Кеннет остановился у дверей, не отпуская Майру. Притянув ее к себе, он поцеловал ее долгим поцелуем. Она отметила, что впервые за все девять лет они целуются не в ее постели – если не считать поцелуев под омелой и во время венчания. Она чувствовала, как солнце пригревает голову.
– Да, – сказал он, подняв голову и глядя на жену. – Я пришел для этого. Чтобы любить тебя там, где любил впервые. Чтобы исправить все, что из-за этого было испорчено. И чтобы сказать тебе, что я не жалею о том, что произошло. Более того: я рад тому, что произошло. Пойдем же. Люби меня.
– Да, – сказала она. И еще она сказала ему глазами и одним-единственным словом, что все сказанное им относится и к ней тоже. – Да, дорогой.
– А потом, – добавил он, на ощупь найдя у себя за спиной дверную ручку, – потом мы поговорим. Обо всем. Обязательно поговорим!..
– Да, – сказала она, входя вместе с ним в хижину.
Глава 24
Они любили друг друга в теплом потоке солнечного света, проникающего сквозь открытую дверь хижины. Они не боялись, что их застанет случайный прохожий, поскольку в дверях сидел Нельсон, уставившись вниз, на долину. Он предупредит заранее, успокоил Кеннет Майру, ложась на узкую кровать и расстегивая свою одежду. Он притянул Майру к себе, поднимая юбку.
– Вот так, – сказал он, положив руки ей на плечи и усаживая ее на себя. Потом вытащил шпильки из ее волос, и они упали водопадом ей на плечи и ему на лицо. Опустив руку, он положил шпильки на пол. – Ах, моя прекрасная мадонна! Скачи же!
Это было для нее внове и понравилось, как нравилось все, чему научил ее Кеннет. Ей нравилась свобода движений, возможность самой устанавливать ритм и скорость, потешить себя иллюзией мастерства. Но конечно, это была всего лишь иллюзия. Она уже знала – он научил ее, и, быть может, она тоже его кое-чему научила, – что в любовной игре, приносящей удовлетворение, не бывает мастерства, но только обоюдное желание брать и давать.
Он не был пассивен, а двигался вместе с ней, подсунув пальцы под низкий вырез ее платья и теребя ее соски, что доставляло ей сладостную муку.

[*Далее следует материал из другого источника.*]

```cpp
int gn_quad_angles_fwd_f32(const float* R, const int32_t* qc, const int32_t* qa, const int32_t* qb, const int32_t* qd,
                           float* ang, int64_t Q, void* stream);
int gn_quad_angles_bwd_ld_f32(const float* g_ang, const float* R, const int32_t* qc, const int32_t* qa, const int32_t* qb,
                              const int32_t* qd, float* Gc, int ldc, float* Gb, int ldb, float* Gd, int ldd, int64_t Q,
                              void* stream);
#define GN_ANG_F16 1
int gn_bil_reduce_project_ang_f32(const float* ang, const float* x, const int32_t* expand_idx, const int32_t* seg_off,
                                  const float* B, float* Sm, float* P, int64_t E, int S, int C, int I, int arith,
                                  void* stream);
int gn_bil_expand_ang_f32(const float* ang, const float* dSm, const int32_t* seg_off, float* dxt, int64_t E, int S, int C,
                          int arith, void* stream);
int gn_bil_expand_rows_ang_f32(const float* ang, const float* dSm, const int32_t* a_perm, const int32_t* a_seg,
                               const int32_t* j_off, const int32_t* qmap, const int32_t* g_off, const int32_t* task_atom,
                               const int32_t* task_row0, int64_t n_tasks, float* dx, int S, int C, int arith, void* stream);
int gn_quad_angles_jvp_f32(const float* R, const float* tR, const int32_t* qc, const int32_t* qa, const int32_t* qb,
                           const int32_t* qd, float* tang, int64_t Q, void* stream);
int gn_bil_reduce_project_ang_tan_f32(const float* ang, const float* tang, const float* x, const float* tx,
                                      const int32_t* expand_idx, const int32_t* seg_off, const float* B, const float* tB,
                                      const float* Sm, float* Smd, float* Pd, int64_t E, int S, int C, int I, void* stream);
int gn_bil_expand_ang_tan_f32(const float* ang, const float* tang, const float* D1, const float* D2, const int32_t* seg_off,
                              float* dxt, int64_t E, int S, int C, void* stream);
int gn_bil_expand_rows_ang_tan_f32(const float* ang, const float* tang, const float* D1, const float* D2, const int32_t* a_perm,
                                   const int32_t* a_seg, const int32_t* j_off, const int32_t* qmap, const int32_t* g_off,
                                   const int32_t* task_atom, const int32_t* task_row0, int64_t n_tasks, float* dx, int S, int C,
                                   int tile, void* stream);
int gn_bil_dy_multi_ang_f32(const float* const* dSm_list, const float* const* x_list, int nb, const float* ang,
                            const int32_t* expand_idx, const int32_t* seg_off, float* g_ang, int64_t E, int S, int C,
                            int arith, void* stream);

int gn_bmm_f32(const float* A, const float* B, float* C, int batch, int m, int n, int k,
               int trans_a, int trans_b, void* stream);

int64_t gn_index_gpu_ws_bytes(int A, int64_t sum_n2, int triplets_only);
int gn_index_gpu_stage1(const void* R, int r_is_f64, const int32_t* mol_off, const int32_t* sq_off, int B, int A,
                        int nmax, int64_t sum_n2, double cutoff, double int_cutoff, int triplets_only, void* ws,
                        int32_t* batch_seg, int32_t* id_a, int32_t* id_c, int32_t* id_undir, int32_t* id_swap,
                        int32_t* id4_int_a, int32_t* id4_int_b, int64_t* sizes, void* stream);
int gn_index_gpu_stage2(const int32_t* mol_off, const int32_t* sq_off, int B, int A, int64_t sum_n2,
                        int triplets_only, void* ws, const int32_t* id_a, const int32_t* id_c,
                        const int32_t* id4_int_a, const int32_t* id4_int_b, int64_t E, int64_t Eint,
                        int32_t* id3_reduce_ca, int32_t* id3_expand_ba, int32_t* Kidx3, int32_t* id4_reduce_ca,
                        int32_t* id4_expand_db, int32_t* id4_reduce_cab, int32_t* id4_expand_abd, int32_t* Kidx4,
                        int32_t* id4_reduce_intm_ca, int32_t* id4_expand_intm_db, int32_t* id4_reduce_intm_ab,
                        int32_t* id4_expand_intm_ab, void* stream);

int gn_index_gpu_padded_t(const void* R, int r_is_f64, const int32_t* mol_off, const int32_t* sq_off, int B, int A, int nmax,
                          int64_t sum_n2, double cutoff, void* ws, int e_cap, int t_cap, int a_cap, int n_groups,
                          int deg_bound, int32_t* staging, int32_t* id_c, int32_t* id_a, int32_t* id_swap, int32_t* id_undir,
                          int32_t* id3_reduce_ca, int32_t* id3_expand_ba, int32_t* state, void* stream);
int gn_index_poison_f32(float* x, int64_t n, const int32_t* state, void* stream);
int gn_index_gpu_padded_q(const void* R, int r_is_f64, const int32_t* mol_off, const int32_t* sq_off, int B, int A, int nmax,
                          int64_t sum_n2, double cutoff, double int_cutoff, void* ws, int e_cap, int t_cap, int eint_cap,
                          int i_cap, int q_cap, int a_cap, int n_groups, int deg_bound, int32_t* staging, int32_t* const* arrays,
                          int32_t* state, void* stream);

int gn_gather_rows_f32(const float* x, const int32_t* idx, float* y, int64_t T, int C, void* stream);
int gn_gather_mul_f32(const float* x, const int32_t* idx, const float* m, float* y, int64_t T, int C, float scale,
                      void* stream);
int gn_segsum_rows_f32(const float* y, const int32_t* perm, const int32_t* seg_off, float* x,
                       int64_t N, int C, void* stream);
int gn_segsum_pair_f32(const float* y, const int32_t* perm1, const int32_t* seg_off1, float* x1, int64_t N1,
                       const int32_t* perm2, const int32_t* seg_off2, float* x2, int64_t N2, int C, void* stream);
int gn_segsum_multi_f32(int n_terms, const float* const* y, const int32_t* const* perm, const int32_t* const* seg_off,
                        const float* sign, float* x, int64_t N, int C, void* stream);

int64_t gn_csr_ws_bytes(int64_t n, int64_t n_rows);
int gn_csr_build_i32(const int32_t* keys, int64_t n, int64_t n_rows, int32_t* perm, int32_t* seg_off, void* ws,
                     int64_t ws_bytes, void* stream);
int gn_seg_offsets_i32(const int32_t* sorted_keys, int64_t n, int64_t n_rows, int32_t* seg_off, void* stream);
int gn_expanded_csr_i32(const int32_t* perm_e, const int32_t* seg_e, int64_t n_rows, const int32_t* seg_off_of_edge, int64_t E,
                        int32_t* perm, int32_t* seg_out, int32_t* ws, void* stream);

int gn_bil_reduce_f32(const float* Y, const float* x, const int32_t* expand_idx,
                      const int32_t* seg_off, float* Sm, int64_t E, int S, int C, void* stream);
int gn_bil_reduce_t_f32(const float* Y, const float* dSm, const int32_t* reduce_idx,
                        const int32_t* permT, const int32_t* segT_off, float* dx,
                        int64_t J, int S, int C, void* stream);
int gn_bil_reduce_t_grouped_f32(const float* Y, const float* dSm, const int32_t* grp_rows, const int32_t* grp_off,
                                const int32_t* grp_kseg, const int32_t* permT, const int32_t* rposT, float* dx,
                                int64_t G, int max_rows, int S, int C, void* stream);
int gn_bil_x_adjoint_atoms_f32(const float* Y, const float* dSm, const int32_t* grp_rows, const int32_t* grp_off,
                               const int32_t* grp_kseg, const int32_t* permT, const int32_t* rposT,
                               const int32_t* ent_off, const int32_t* ent_t, const int32_t* ent_bc, float* dx,
                               int64_t G, int max_rows, int S, int C, void* stream);
int gn_bil_expand_f32(const float* Y, const float* dSm, const int32_t* seg_off, float* dxt, int64_t E, int S, int C,
                      void* stream);
int gn_bil_dot_f32(const float* dSm, const float* x, const int32_t* expand_idx,
                   const int32_t* seg_off, float* dY, int64_t E, int S, int C, void* stream);

int gn_bil_reduce_project_f32(const float* Y, const float* x, const int32_t* expand_idx,
                              const int32_t* seg_off, const float* B, float* Sm, float* P, int64_t E, int S,
                              int C, int I, void* stream);
int gn_bil_reduce_project2_f32(const float* Y, const float* x, const int32_t* expand_idx, const int32_t* seg_off,
                               const float* B, const float* Sm_init, const float* B2, const float* Sm2, float* Sm, float* P,
                               int64_t E, int S, int C, int I, void* stream);
int gn_bil_fused_fwd_f32(const float* Y, const float* x, const int32_t* expand_idx, const int32_t* seg_off,
                         const float* B, const float* W2T, const void* W2T_planes, float* Sm, float* out, int64_t E, int S,
                         int C, int I, int O, float alpha, void* stream);
int gn_bil_up_fwd_f32(const float* Y, const float* x, const int32_t* expand_idx, const int32_t* seg_off, const float* B,
                      const void* W2T_planes, const void* Wup_planes, float* Sm, float* z_ac, float* z_ca, float* y_ac,
                      float* y_ca, int64_t E, int S, int C, int I, int O, int N_up, float alpha, float alpha_up, int act,
                      void* stream);
int gn_bil_project_bwd_f32(const float* dP, const float* Sm, const float* B, const float* x,
// ... 201 lines not shown
```

Measured before the change: 17810.

## Add fused atom-stack backward kernel matching adjoint chain programs

Adds a dedicated HIP kernel for the backward (adjoint) pass of the atom MLP stack. Each weight set stays in registers and activations stay in swizzled LDS fp16 hi/lo planes across all GEMMs, with MFMA 16x16x32 f16 split-precision products. The Python chain dispatcher pattern-matches adjoint programs (h3 mode, tall layout) and routes them to this kernel instead of the generic chain launcher. The goal is to cut launch overhead and global round-trips in the force backward, at the cost of a complex matcher that only covers specific program shapes.

After: 18370, median of 6. 1.03x the previous value.

```diff
diff --git a/gemnet_pytorch_amd/csrc/atom_stack.hip b/gemnet_pytorch_amd/csrc/atom_stack.hip
--- a/gemnet_pytorch_amd/csrc/atom_stack.hip
+++ b/gemnet_pytorch_amd/csrc/atom_stack.hip
@@ -209,6 +209,237 @@
 
 bool aligned16(const void* p) { return (reinterpret_cast<uintptr_t>(p) & 15u) == 0; }
 
+#ifndef AS_BWD_EXP
+#define AS_BWD_EXP 0
+#endif
+#ifndef AS_BWD_AHEAD
+#define AS_BWD_AHEAD 1
+#endif
+
+struct as_bwd_args {
+  const float* g;
+  const float* gt[2];
+  int M;
+  const uint4* W[AS_MAX_GEMMS];
+  const float* F[5];
+  float alpha0, a_out, a_s;
+  float bt[2], bl[2];
+  float* g_skip;
+  float* gx;
+};
+
+__device__ __forceinline__ float4 as_mul4(const float4 v, const float a) { return make_float4(v.x * a, v.y * a, v.z * a, v.w * a); }
+
+template <int L, int T, bool A>
+__global__ __launch_bounds__(NT) void atom_stack_bwd_kernel(const as_bwd_args P) {
+  static_assert(L >= 1 && L <= 2 && (T == 0 || T == 2), "adjoint programs of the atom stack");
+  constexpr int NG = T + 2 * L + 1;
+  constexpr int PLANE = 16 * ROWB;
+  constexpr int SLOT = 2 * PLANE;
+  __shared__ __attribute__((aligned(16))) unsigned char smem[4 * SLOT];
+  __shared__ float rs[3][16];
+  const int tid = threadIdx.x;
+  const int wave = tid >> 6;
+  const int lane = tid & 63;
+  const int l15 = lane & 15;
+  const int lg = lane >> 4;
+  const int M = P.M;
+  const int row0 = (int)blockIdx.x * 16;
+
+  uint4 w[NG][4][2];
+  auto wload = [&](auto jc) {
+    constexpr int j = decltype(jc)::value;
+    if constexpr (j < NG) {
+      const uint4* __restrict__ const base = P.W[j] + (size_t)wave * (4 * 2 * 64) + lane;
+#pragma unroll
+      for (int c = 0; c < 4; ++c)
+#pragma unroll
+        for (int p = 0; p < 2; ++p) w[j][c][p] = AS_BWD_EXP == 1 ? make_uint4(0x3c003c00u + lane, 0u, 0u, 0u) : base[(c * 2 + p) * 64];
+    }
+  };
+  auto plane_ptr = [&](int buf, int p) -> unsigned char* { return smem + buf * SLOT + p * PLANE; };
+  auto sw_off = [&](int row, int col) -> int { return row * ROWB + ((((col >> 3) ^ row) & 15) << 4) + ((col & 4) << 1); };
+  auto put_planes = [&](int buf, int off, const uint2 H, const uint2 Lo) {
+    *reinterpret_cast<uint2*>(plane_ptr(buf, 0) + off) = H;
+    *reinterpret_cast<uint2*>(plane_ptr(buf, 1) + off) = Lo;
+  };
+  auto sigma_of = [&](const float4 v) -> float {
+    if constexpr (AS_BWD_EXP == 3) return 1.f;
+    const float m = fmaxf(fmaxf(fabsf(v.x), fabsf(v.y)), fmaxf(fabsf(v.z), fabsf(v.w)));
+    return row_sigma(group_max(m, 32));
+  };
+  auto scale_read = [&](const uint2 H, const uint2 Lo, const float alpha, const float sc) -> float4 {
+    return as_mul4(join4h(H, Lo), alpha * inv_pow2(sc));
+  };
+
+  const int lr = tid >> 5, lc = (tid & 31) << 2;
+  const bool in = row0 + lr < M;
+  const size_t loff = (size_t)(row0 + lr) * SW + lc;
+  float4 gv = make_float4(0.f, 0.f, 0.f, 0.f), tv0 = gv, tv1 = gv, zv = gv;
+  if (in) {
+    gv = *reinterpret_cast<const float4*>(P.g + loff);
+    if constexpr (T > 0) tv0 = *reinterpret_cast<const float4*>(P.gt[0] + loff);
+    if constexpr (T > 1) tv1 = *reinterpret_cast<const float4*>(P.gt[1] + loff);
+    if constexpr (T == 0) zv = AS_BWD_EXP == 2 ? make_float4(1.f, 1.f, 1.f, 1.f) : *reinterpret_cast<const float4*>(P.F[0] + loff);
+  }
+  wload(std::integral_constant<int, 0>{});
+  if constexpr (AS_BWD_AHEAD > 1) wload(std::integral_constant<int, 1>{});
+  if constexpr (AS_BWD_AHEAD > 2) wload(std::integral_constant<int, 2>{});
+  {
+    const int o = sw_off(lr, lc);
+    const float4 v = as_mul4(gv, P.alpha0);
+    const float sig = sigma_of(v);
+    uint2 H, Lo;
+    split4h(as_mul4(v, sig), H, Lo);
+    if (lc == 0) rs[0][lr] = sig;
+    if constexpr (T == 0) {
+      if constexpr (A) {
+        float4 u = scale_read(H, Lo, P.a_out, sig);
+        if (in) *reinterpret_cast<float4*>(P.g_skip + loff) = u;
+        split4h(as_mul4(u, sig), H, Lo);
+        u = scale_read(H, Lo, P.a_s, sig);
+        split4h(as_mul4(u, sig), H, Lo);
+        put_planes(0, o, H, Lo);
+        u = scale_read(H, Lo, 1.f, sig);
+        if (in) { u.x *= zv.x; u.y *= zv.y; u.z *= zv.z; u.w *= zv.w; }
+        split4h(as_mul4(u, sig), H, Lo);
+        put_planes(1, o, H, Lo);
+      } else {
+        put_planes(0, o, H, Lo);
+        float4 u = v;
+        if (in) { u.x *= zv.x; u.y *= zv.y; u.z *= zv.z; u.w *= zv.w; }
+        split4h(as_mul4(u, sig), H, Lo);
+        put_planes(1, o, H, Lo);
+      }
+    } else {
+      put_planes(0, o, H, Lo);
+      const float s0 = sigma_of(tv0);
+      split4h(as_mul4(tv0, s0), H, Lo);
+      put_planes(1, o, H, Lo);
+      if (lc == 0) rs[1][lr] = s0;
+      if constexpr (T > 1) {
+        const float s1 = sigma_of(tv1);
+        split4h(as_mul4(tv1, s1), H, Lo);
+        put_planes(2, o, H, Lo);
+        if (lc == 0) rs[2][lr] = s1;
+      }
+    }
+  }
+  lds_barrier();
+
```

Любовная игра всегда казалась ей новой, хотя теперь многое она уже знала – например, что волнение будет расти, покуда не достигнет точки бездумного наслаждения и боли, за пределами которых нет ничего и есть все, да еще полное блаженство. Она училась узнавать момент, с которого начинается резкий подъем к наивысшей точке. И, в конце концов, после долгих и бурных усилий для достижения истинного блаженства она научилась заранее ощущать приближение этой точки. Вот теперь скоро начнется напряжение и неистовство. Но еще не сейчас. И он тоже это знает, хотя, конечно, с ним все это происходит немного иначе. Он улавливал отклики ее тела, так же как она – его. Как раз перед этим самым моментом он заговорил с ней, обхватив ее лицо ладонями.
– Я люблю тебя! – сказал он. – Я так люблю тебя, что мне больно.
Она помедлила между мыслью и физическим ощущением. Он улыбнулся.
– Я тоже люблю тебя! – сказала она. – Я всегда тебя любила…
И она улыбнулась ему в ответ.
Но он не хотел прерывать ласки, только подхлестнуть их, сделать неистовыми. Подъем, наивысшая точка и падение происходили одновременно с оглушительным, ужасающим, прекрасным всплеском света, тепла, телесного освобождения и любви. Майра слышала свои крики, но слышала она и его крик, смешавшийся с ее возгласом. Лоно ее ощутило жаркий поток. Краешком сознания она отметила, что Нельсон залаял рядом с койкой, а потом опять вернулся к двери и лег.